Als de langstlevende de successiebelasting niet kan voorschieten, is het probleem helemaal niet opgelost. Want dan moet hij of zij alsnog het theeservies of de familiejuwelen gaan verkopen om de belasting te kunnen betalen. En dat was nu juist niet de bedoeling. Het was immers de bedoeling dat de langstlevende ongestoord verder zou kunnen leven.

Onterven

Is er dan echt geen oplossing voor? Ja, die is er wel. Je zorgt gewoon dat de kinderen bij het overlijden van de eerste ouder geen successiebelasting hoeven te betalen. Hoe doe je dat? Door ze te onterven!

Maar dan wel onterven op een sympathieke manier. Je zegt namelijk niet dat de kinderen niks krijgen, maar wel dat de langstlevende alles krijgt en wel als enig erfgenaam. Zo'n testament is heel goed mogelijk.

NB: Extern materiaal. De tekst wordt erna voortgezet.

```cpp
__global__ __launch_bounds__(256) void k_idct_list(const ImageDesc *__restrict__ imgs,
                                                   const QuantTable *__restrict__ qpool,
                                                   const BatchFlags *__restrict__ flags) {
  constexpr int LD = 72, RS = 9;
  __shared__ int32_t blkv[32 * LD];
  const uint32_t n = flags->idct_late < flags->idct_cap ? flags->idct_late : flags->idct_cap;
  const DG_GLOBAL uint32_t *list = gp<const uint32_t>(flags->idct_list);
  const int t = threadIdx.x, slot = t >> 3, lane = t & 7;
  int32_t *bv = blkv + slot * LD;
  for (uint32_t base = blockIdx.x * 32; base < n; base += gridDim.x * 32) {
    const uint32_t e = base + (uint32_t)slot;
    const bool act = e < n;
    const uint32_t ii = act ? list[2 * e] : 0u, idx = act ? list[2 * e + 1] : 0u;
    const ImageDesc &im = imgs[ii];
    uint32_t c = 0, by = 0, bx = 0;
    if (act) block_pos(im, idx, c, by, bx);
    if (act) {
      const u32x4 r0 = *(const DG_GLOBAL u32x4 *)(gp<const int16_t>(im.coef) + (size_t)idx * 64 + lane * 8);
      int16_t a[8];
      __builtin_memcpy(a, &r0, 16);
#pragma unroll
      for (int i = 0; i < 8; i++) {
        const int nn = kZigzagToNatural[lane * 8 + i];
        bv[(nn >> 3) * RS + (nn & 7)] = a[i];
      }
    }
    __syncthreads();
    int32_t w[8];
    if (act) {
      const DG_GLOBAL uint16_t *q = gp<const uint16_t>((uint64_t)(uintptr_t)qpool[im.qpool[c]].q);
      int32_t v[8];
#pragma unroll
      for (int r = 0; r < 8; r++) v[r] = bv[r * RS + lane] * (int32_t)q[r * 8 + lane];
      idct_col(im.sem != 0, v, w);
    }
    __syncthreads();
    if (act) {
#pragma unroll
      for (int r = 0; r < 8; r++) bv[r * RS + lane] = w[r];
    }
    __syncthreads();
    if (act) {
      int32_t row[8];
      uint32_t px[8];
#pragma unroll
      for (int i = 0; i < 8; i++) row[i] = bv[lane * RS + i];
      idct_row(im.sem != 0, row, px);
      store_plane_row8(im, c, by * 8 + lane, bx, px);
    }
    __syncthreads();
  }
}


template <class P>
__device__ __forceinline__ void upsample8(P pl, uint32_t stride, uint32_t hr, uint32_t vr,
                                          uint32_t dsw, uint32_t dsh, uint32_t x0, uint32_t y, int32_t o[8],
                                          bool rec = false) {
  if (rec) {
    const uint32_t c0 = x0 >> 1;
    int32_t cs[6];
    const bool fancy = dsw > 2;
    if (vr == 1 || !fancy) {
      load_crec6(pl, stride, vr == 1 ? y : y >> 1, c0, cs);
      if (!fancy) {
#pragma unroll
        for (int k = 0; k < 8; k++) o[k] = cs[1 + (k >> 1)];
        return;
      }
#pragma unroll
      for (int k = 0; k < 4; k++) {
        const int32_t a = cs[k + 1] * 3;
        o[2 * k] = (a + cs[k] + 1) >> 2;
        o[2 * k + 1] = (a + cs[k + 2] + 2) >> 2;
      }
      return;
    }
    const uint32_t r = y >> 1;
// ... 2006 lines not shown
```

### datago_amd/csrc/dg_entropy.h

```cpp
#pragma once
#include "dg_pixel.h"
#include "dg_plane.h"
#include "dg_types.h"

namespace dg {

DG_HD int32_t huff_extend(int32_t v, int32_t s) { return v < (1 << (s - 1)) ? v - (1 << s) + 1 : v; }

DG_HD uint32_t bswap32(uint32_t x) {
  return (x >> 24) | ((x >> 8) & 0xFF00u) | ((x << 8) & 0xFF0000u) | (x << 24);
}
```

Probleem alsnog opgelost. Want wat is tenslotte het verschil tussen een zeer beperkt opeisbare vordering en helemaal niets? Bij het overlijden van de eerste ouder is dat verschil zeer gering.

Het verschil komt pas daarná naar voren. Vooral in die gevallen waarin anders de vordering van de kinderen opeisbaar zou zijn, zoals bij overlijden, hertrouwen en faillissement van de langstlevende. Als er in geen vordering is, dan valt er ook niets op te eisen.

Ook zal bij het overlijden van de langstlevende niet geprofiteerd kunnen worden van de waardedrukkende factoren van de vordering als die er niet zijn. De kans is daardoor aanzienlijk dat er bij het overlijden van de langstlevende (veel) meer successiebelasting verschuldigd zal zijn. Het punt is echter dat de langstlevende daar geen last van heeft.

Wanneer is deze onterving zinvol?

Het spreekt voor zich dat deze 'onterving' vooral zin heeft in de volgende gevallen:

  • als de voor te schieten successiebelasting behoorlijk hoog is;
  • als het vermogen vast zit;
  • én als de kinderen gezamenlijke kinderen zijn.

In alle andere gevallen is het zeer de vraag of het aan te raden is. Toch is het een punt van overweging. Vraag uw notaris dus daarnaar!

Besluit u om uw testament op de hier besproken wijze aan te passen, dan heeft u in ieder geval leuke gespreksstof tijdens het kerstdiner.